As 21.05 da noite é a vez dos The Tormentos. Aparentemente são mais bem comportados, depois se percebe que são mesmo é quadrados. Uniformizados com camisas pretas de golas vermelhas, recordam clubes antigos de futebol – palavra proibida aqui. O som também é padronizado. Leve hardcore misturado com um retrô Surf Music. E para confirmar a aparência, ao final de todo som que fazem soltam um grito de torcida com o nome da banda: The Tormentos! Sim, um tormento. Por fim, as 21.40 terminam perguntando a galera se fariam outro tema ou não. A platéia, politicamente correta – respondeu timidamente que sim. E assim são mais alguns minutos de tortura.
Autoramas
21.53. Autoramas corre para o palco e já inicia num ritmo alucinante. Mandam um discurso bem simples e também político em espanhol dizendo que são do Rio e agradecem ao público porteño. Da terra da Bossa Nova e do Funk é fácil imaginar o que se deve ter passado nas cabeças porteñas sobre o que viria a seguir. Mas a galera mostrou que estão na praia desde 1997 é para fazer rock, e como mesmo dizem, fazem rock para dançar. O trio é um caldeirão com rock anos 60, New Wave dos 80, tem cara de Jovem Guarda e atitude Punk-Rock. A banda já é uma das principais do circuito alternativo e independente brasileiro, tem rodado boa parte do mundo e balançou facilmente os argentinos ao som de “Você Sabe” e “Nada a ver”.

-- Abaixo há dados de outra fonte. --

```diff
+class SepConvBnAct(torch.autograd.Function):
+
+    @staticmethod
+    def forward(ctx, x, w_dw, w_pw, conv_bias, gamma, beta, rm, rv, nbt, act, eps, momentum):
+        n, h, w, c = x.shape
+        cout = w_pw.shape[0]
+        wk, wf = pack_dw_weight(w_dw)
+        wp, wt = pack_conv_weight(w_pw)
+        d, z, psum, psq = k_sepconv(x, wk, wp, cout, bias=conv_bias)
+        count = n * h * w
+        out, coef, _, _ = k_bn_apply_fused(z, psum, psq, count, gamma, beta, eps, momentum, rm, rv, act, training=True)
+        if nbt is not None:
+            nbt.add_(1)
+        ctx.act, ctx.count, ctx.wt = act, count, wt
+        ctx.has_bias = conv_bias is not None
+        ctx.pw_queue = cur_queue() if w_pw.requires_grad else None
+        ctx.dw_queue = cur_queue() if w_dw.requires_grad else None
+        ctx.pw_ref, ctx.dw_ref = w_pw, w_dw
+        ctx.save_for_backward(x, wf, d, z, coef)
+        return out
+
+    @staticmethod
+    def backward(ctx, dout):
+        x, wf, d, z, coef = ctx.saved_tensors
+        dout = dense(dout)
+        n, h, w, cout = z.shape
+        cin = x.shape[3]
+        grid = (n, h, w)
+        dbias = torch.empty((cout,), device=z.device, dtype=F32) if ctx.has_bias else None
+        dz, dgamma, dbeta, _ = bn_backward_fused(dout, z, None, coef, ctx.act, ctx.count, zero_c=dbias)
+        dd, _, _ = k_gemm_nt(dz, None, 0, grid, ctx.wt, cin, kp32(cout), 1)
+        if ctx.pw_queue is not None:
+            dw_pw = ctx.pw_queue.add_gemm(ctx.pw_ref, d, dz, 0, grid, cin, cout)
+        else:
+            dw_pw = k_gemm_tn(d, None, 0, grid, dz, cout, kp32(cin), 1, cin)
+        dx, dw_dw = k_dwconv_bwd(dd, x, wf, want_dx=ctx.needs_input_grad[0], queue=ctx.dw_queue, weight=ctx.dw_ref)
+        return dx, dw_dw, dw_pw, dbias, dgamma, dbeta, None, None, None, None, None, None
+
+
+def sepconv_bn_act(x, w_dw, w_pw, conv_bias, bn, act=ACT_NONE, eps=1e-5, momentum=0.1):
+    gamma, beta, rm, rv, nbt = bn
+    return SepConvBnAct.apply(x, w_dw, w_pw, conv_bias, gamma, beta, rm, rv, nbt, act, eps, momentum)
 
 
 def k_maxpool(x, mode, out=None):
```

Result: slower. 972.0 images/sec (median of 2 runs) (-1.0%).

22.46 – Apesar do nome que gera uma sensação de rebeldia, o El Mató a un Policía Motorizado sobe ao palco às 22.53 de forma bem comportada. Quando perguntados sobre a origem do nome, dizem que certo dia estavam numa esquina qualquer de La Plata e um policial os abordou pensando que eram uma facção semi-terrorista – exagero – mas o que o patrulheiro não sabia é que segundo eles estavam e são cheios de amor para dar. Os quatro pibes, garotos de La Plata, são uma banda de Indie-Rock com músicas melódicas e fáceis de ouvir, mas para isso o som é extremamente bem trabalhado. Ao som de “El día de Huracan” colocam o público numa viagem super transcendental, e depois com “Navidad En Los Santos” alternam os momentos melódicos a outros velozes que desorientam e envolvem completamente o público que arrisca as primeiras rodas de mosh da noite. Se despedem às 23:25 e são ovacionados, gesto compreendido nas duas línguas.

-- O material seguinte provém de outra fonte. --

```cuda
__global__ void __launch_bounds__(kAudioTile) k_audio(const AudioArgs a, const int span)
{
    extern __shared__ float smem[];
    const int T = a.T, U = a.U, D = a.D, B = a.if_per_block, NA = a.audio_per_block;
    float *s_dem = smem;
    float *s_mix = s_dem + span;
    float *s_tail = s_mix + span;
    float *s_mono = s_tail + T;
    float *s_cf = s_mono + kAudioTile + kMonoDelay;

    const int c = blockIdx.y, tid = threadIdx.x;
    const int tiles_per_block = NA / kAudioTile;
    const int b_local = blockIdx.x / tiles_per_block;
    const int n_lo = (blockIdx.x % tiles_per_block) * kAudioTile;

    const size_t cap = (size_t)c * a.if_stride;
    const long long blk0 = (long long)a.if_off + (long long)b_local * B;
    const float *demod = a.demod + cap;
    const float *chan = a.chan + cap;
    const float *trig = a.trig + cap;

    const int q_first = (n_lo >= kMonoDelay) ? ((n_lo - kMonoDelay) * D) / U
                                             : ((NA - kMonoDelay) * D) / U - B;
    const int r_min = q_first - (T - 1);
    const int r_max = (n_lo + kAudioTile >= NA) ? B - 1 : ((n_lo + kAudioTile - 1) * D) / U;
    const int own_lo = n_lo ? ((n_lo - 1) * D) / U + 1 : 0;
    const int own_hi = r_max + 1;
    const int q_lo = (n_lo * D) / U;
    const int count = r_max - r_min + 1;

    for (int i = tid; i < count; i += kAudioTile) {
        const int r = r_min + i;
        const long long g = blk0 + r;
        const float ch = chan[g];
        const float nco = nco_from_trig(trig[g], a.scale, a.adjust);
        const float mx = mix2(ch, nco);
        s_dem[i] = demod[g];
        s_mix[i] = mx;
        if (a.nco && r >= own_lo && r < own_hi) {
            const size_t sg = (size_t)c * a.if_stage_stride + a.if_stage_off + (size_t)b_local * B + r;
            a.nco[sg] = nco;
            a.mixer[sg] = mx;
        }
    }
    const bool need_tail = (q_lo - (T - 1)) < 0;
    if (need_tail)
        for (int i = tid; i < T - 1; i += kAudioTile)
            s_tail[i] = demod[blk0 + B - (T - 1) + i];
    if (U == 1)
        for (int i = tid; i < T; i += kAudioTile)
            s_cf[i] = a.coef_pm[i];
    __syncthreads();

    const int n = n_lo + tid;
    float am = 0.0f, as = 0.0f;
    {
        const int nd = n * D;
        const int q = nd / U;
        const float *cf = U == 1 ? s_cf : a.coef_pm + (size_t)(nd % U) * T;
        const int t_in = min(T, q + 1);
        const float *xd = s_dem + (q - r_min), *xm = s_mix + (q - r_min);
// ... 291 lines not shown
```

Before: 26060.

## Skip per-group header barrier when PLL continues in steady-state table scheme

At the end of each group, the chain warp now computes whether the next group will be a continuing scheme-3 group. It publishes the IO warps' header values into a double-buffered slot, so the next iteration can skip the header setup phase and its __syncthreads. This cuts one block-wide barrier and the header bookkeeping per group on the serial PLL critical path. In exchange, the duplicated eligibility logic must stay consistent with the original scheme selection, and table invalidation is skipped on the fast path.

```diff
diff --git a/software-defined-radio-course-project_b200/csrc/fmrx_kernels.cu b/software-defined-radio-course-project_b200/csrc/fmrx_kernels.cu
--- a/software-defined-radio-course-project_b200/csrc/fmrx_kernels.cu
+++ b/software-defined-radio-course-project_b200/csrc/fmrx_kernels.cu
@@ -898,7 +898,9 @@
     extern __shared__ __align__(16) unsigned char pll_dyn_smem[];
     PllIn *s_in = reinterpret_cast<PllIn *>(pll_dyn_smem);
     __shared__ __align__(16) int2 s_ph[PLL_PH_RING];
-    __shared__ float s_hdr[3];
+    __shared__ float s_hdr[2];
+    __shared__ float s_io_hdr[2][2];
+    __shared__ int s_next_cont;
     __shared__ double s_hdr_tad;
     __shared__ int s_kbase;
     __shared__ int s_kb_blk[2][PLL_GROUP / 16];
@@ -1022,83 +1024,96 @@
     }
     __syncthreads();
 
+    bool fast = false;
     for (int base = 0, g = 0; base < n;) {
         const int cnt = min(PLL_GROUP, n - base);
         Chain ck;
-#ifdef FMRX_PLL_PROFILE
-        const long long prof_h0 = clock64();
-        if (warp == 0 && prof_t_end)
-            prof_bar2 += prof_h0 - prof_t_end;
-#endif
-        if (warp == 0) {
+        if (!fast) {
+#ifdef FMRX_PLL_PROFILE
+            const long long prof_h0 = clock64();
+            if (warp == 0 && prof_t_end)
+                prof_bar2 += prof_h0 - prof_t_end;
+#endif
+            if (warp == 0) {
+                ck = ch;
+                const bool again = s_redo != 0;
+                const bool usable = regular && !dead && ch.binade != FMRX_DISARMED && fabs(ch.tad) <= (double)FMRX_FAST_TRIG_MAX;
+                const bool can3 = usable && !again && skip == 0 && (double)fabsf(ch.ph) < ch.ulp * 16777216.0;
+                const bool regrid = can3 && s_prep_ulp[g & 1] != ch.ulp;
+                const int scheme = can3 ? 3 : usable ? 1 : 0;
+                const bool cont = scheme == 3 && prev_scheme == 3 && have_ed && prev_exact <= 2 && !regrid;
+#ifdef FMRX_PLL_PROFILE
+                prof_post += clock64() - prof_h0;
+#endif
+                if (scheme != prev_scheme || again) {
+                    for (int i = lane; i < PLL_TABLES; i += 32) {
+                        s_tab[i].lp = PLL_ROW_INVALID;
+                        s_tab[i].stamp = 0;
+                        s_tab[i].kie0 = 0.0f;
+                    }
+                    for (int i = lane; i < PLL_PH_RING; i += 32)
+                        s_ph[i] = make_int2(0, 0);
+                } else if (scheme == 3 && !cont && base > 0) {
+                    for (int i = lane; i < PLL_HEAD; i += 32) {
+                        s_tab[(base + i) & (PLL_TABLES - 1)].lp = PLL_ROW_INVALID;
+                        s_tab[(base + i) & (PLL_TABLES - 1)].stamp = 0;
+                        s_ph[(base + i) & (PLL_PH_RING - 1)] = make_int2(0, 0);
+                    }
+                }
+                if (lane == 0) {
+                    s_flag[0] = scheme;
+                    s_flag[2] = regrid;
+                    s_grid[0] = ch.ulp;
+                    s_grid[1] = ch.inv_ulp;
+                    s_flag[3] = cont;
+                    s_flag[4] = again;
+                    s_kbase = __float_as_int(p_faddf(p_fmulf(ch.ph, (float)ch.inv_ulp), 12582912.0f)) - 0x4B400000 - 0x4B400000;
+                    s_hdr[0] = ch.integ;
+                    s_hdr[1] = ch.ph;
+                    if (!again) {
+                        s_io_hdr[g & 1][0] = ch.ph;
+                        s_io_hdr[g & 1][1] = g > 0 ? p_fmulf(p_faddf(ch.ph, -ph_hdr_prev), 1.0f / PLL_GROUP) : ch.integ;
+                        ph_hdr_prev = ch.ph;
+                    }
+                    s_hdr_tad = ch.tad;
+                    s_prog = base;
+                }
+            }
+#ifdef FMRX_PLL_PROFILE
+            const long long prof_h1 = clock64();
+#endif
+            __syncthreads();
+#ifdef FMRX_PLL_PROFILE
+            if (warp == 0) {
+                prof_hdr += prof_h1 - prof_h0;
+                prof_bar1 += clock64() - prof_h1;
+            }
+#endif
+            if (s_flag[2]) {
+                const double iu = s_grid[1];
+                for (int j = threadIdx.x; j < PLL_GROUP; j += PLL_THREADS) {
+                    PllIn &in = s_in[(base + j) & (PLL_RING - 1)];
+                    const double qv = grid_round(in.v, iu);
+                    in.vi = grid_index(qv);
+                    in.vr = __double2float_rn(__fma_rn(in.v, iu, -p_add(qv, -FMRX_RINT_MAGIC)));
+                }
+                if (threadIdx.x == 0)
+                    s_prep_ulp[g & 1] = s_grid[0];
+                __syncthreads();
+            }
+        } else if (warp == 0) {
             ck = ch;
-            const bool again = s_redo != 0;
-            const bool usable = regular && !dead && ch.binade != FMRX_DISARMED && fabs(ch.tad) <= (double)FMRX_FAST_TRIG_MAX;
-            const bool can3 = usable && !again && skip == 0 && (double)fabsf(ch.ph) < ch.ulp * 16777216.0;
-            const bool regrid = can3 && s_prep_ulp[g & 1] != ch.ulp;
-            const int scheme = can3 ? 3 : usable ? 1 : 0;
-            const bool cont = scheme == 3 && prev_scheme == 3 && have_ed && prev_exact <= 2 && !regrid;
-#ifdef FMRX_PLL_PROFILE
-            prof_post += clock64() - prof_h0;
-#endif
-            if (scheme != prev_scheme || again) {
-                for (int i = lane; i < PLL_TABLES; i += 32) {
-                    s_tab[i].lp = PLL_ROW_INVALID;
-                    s_tab[i].stamp = 0;
-                    s_tab[i].kie0 = 0.0f;
-                }
-                for (int i = lane; i < PLL_PH_RING; i += 32)
-                    s_ph[i] = make_int2(0, 0);
-            } else if (scheme == 3 && !cont && base > 0) {
-                for (int i = lane; i < PLL_HEAD; i += 32) {
-                    s_tab[(base + i) & (PLL_TABLES - 1)].lp = PLL_ROW_INVALID;
-                    s_tab[(base + i) & (PLL_TABLES - 1)].stamp = 0;
-                    s_ph[(base + i) & (PLL_PH_RING - 1)] = make_int2(0, 0);
-                }
-            }
-            if (lane == 0) {
-                s_flag[0] = scheme;
-                s_flag[2] = regrid;
-                s_grid[0] = ch.ulp;
-                s_grid[1] = ch.inv_ulp;
-                s_flag[3] = cont;
-                s_flag[4] = again;
-                s_kbase = __float_as_int(p_faddf(p_fmulf(ch.ph, (float)ch.inv_ulp), 12582912.0f)) - 0x4B400000 - 0x4B400000;
-                s_hdr[0] = ch.integ;
-                s_hdr[1] = ch.ph;
-                if (!again) {
-                    s_hdr[2] = g > 0 ? p_fmulf(p_faddf(ch.ph, -ph_hdr_prev), 1.0f / PLL_GROUP) : ch.integ;
-                    ph_hdr_prev = ch.ph;
-                }
-                s_hdr_tad = ch.tad;
-                s_prog = base;
-            }
-        }
-#ifdef FMRX_PLL_PROFILE
-        const long long prof_h1 = clock64();
-#endif
-        __syncthreads();
-#ifdef FMRX_PLL_PROFILE
-        if (warp == 0) {
-            prof_hdr += prof_h1 - prof_h0;
-            prof_bar1 += clock64() - prof_h1;
-        }
-#endif
-        if (s_flag[2]) {
-            const double iu = s_grid[1];
-            for (int j = threadIdx.x; j < PLL_GROUP; j += PLL_THREADS) {
-                PllIn &in = s_in[(base + j) & (PLL_RING - 1)];
-                const double qv = grid_round(in.v, iu);
-                in.vi = grid_index(qv);
-                in.vr = __double2float_rn(__fma_rn(in.v, iu, -p_add(qv, -FMRX_RINT_MAGIC)));
-            }
-            if (threadIdx.x == 0)
-                s_prep_ulp[g & 1] = s_grid[0];
-            __syncthreads();
-        }
-        const int scheme = s_flag[0];
+            if (lane == 0)
+                ph_hdr_prev = ch.ph;
+#ifdef FMRX_PLL_PROFILE
+            if (prof_t_end)
+                prof_bar2 += clock64() - prof_t_end;
+#endif
+        }
+        const int scheme = fast ? 3 : s_flag[0];
         const bool spec = scheme == 3;
-        const bool again = s_flag[4] != 0;
+        const bool again = !fast && s_flag[4] != 0;
+        const bool cont = fast || s_flag[3] != 0;
         const double ulp = s_grid[0], inv_ulp = s_grid[1];
 #ifdef FMRX_PLL_PROFILE
         const long long prof_ga = clock64();
@@ -1173,7 +1188,7 @@
                 r.sph_base = smem_u32(&s_ph[0]);
                 r.kb_base = smem_u32(&s_kb_blk[g & 1][0]);
                 r.head_addr = smem_u32(&s_head_ready[0]);
-                r.cont = s_flag[3];
+                r.cont = cont;
 #ifdef FMRX_PLL_PROFILE
                 r.prof_stamp = r.prof_c = r.prof_fatal_exact = 0;
                 r.prof_tie = r.prof_range = r.prof_inv = 0;
@@ -1316,7 +1331,15 @@
                 parked = 0;
             }
             prev_scheme = redo || regridded ? 0 : scheme;
+            const bool next_cont = scheme == 3 && good && !redo && !regridded && have_ed && prev_exact <= 2 && skip == 0 && regular && !dead &&
+                                   ch.binade != FMRX_DISARMED && fabs(ch.tad) <= (double)FMRX_FAST_TRIG_MAX &&
+                                   (double)fabsf(ch.ph) < ch.ulp * 16777216.0;
             if (lane == 0) {
+                s_next_cont = next_cont;
+                if (next_cont) {
+                    s_io_hdr[(g + 1) & 1][0] = ch.ph;
+                    s_io_hdr[(g + 1) & 1][1] = p_fmulf(p_faddf(ch.ph, -ph_hdr_prev), 1.0f / PLL_GROUP);
+                }
                 s_spec[g & 1] = parked;
                 s_split[g & 1] = split;
                 s_ulp_hist[g & 1] = ulp;
@@ -1337,7 +1360,6 @@
                     asm volatile("ld.volatile.shared.b32 %0, [%1];" : "=r"(v) : "r"(prog_a) : "memory");
                     return v;
                 };
-                const bool cont = s_flag[3] != 0;
                 const int first = base + (cont ? PLL_HEAD : 0);
                 const int end = base + cnt + (base + cnt + PLL_HEAD <= n ? PLL_HEAD : 0);
                 const int q0 = first / PLL_BATCH;
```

23.46 – Mundo Livre S/A entra para fechar a noite com muita originalidade e trajados de caráter circense. A banca de Pernambuco da geração Manguebeat são bem teatrais e sabem fazer festa. Manda já de cara o Samba-Rock “Bolo de Ameixa” e deixa os brazucas embriagados – claro que a Quilmes no fim de noite também deu uma mãozinha – enquanto os porteños ainda tentavam entender com muita atenção o que estava rolando. E para manter o clima de curiosidade, fantasia, e despertar ainda mais o interesse argentino para o ritmo do Mangue, tocaram o “Mistério do Samba”:’ o samba não é carioca, o samba não é baiano, o samba não é africano, não é canarinho, não é verde e rosa, não é bossa-nova, o samba não é carnaval (…) então, afinal, o que é o samba?’ Fred Zero disse que é tudo. Inclusive Rock. Fecharam a noite introduzindo uma roda de ciranda com o público. E o primeiro dia terminou assim, com todos os tipos dessa linguagem universal que é o Rock. E tem gente que ainda acha que ele morreu, na verdade só trocou de roupa e agora anda cantando também mais do que nunca em português e castellano.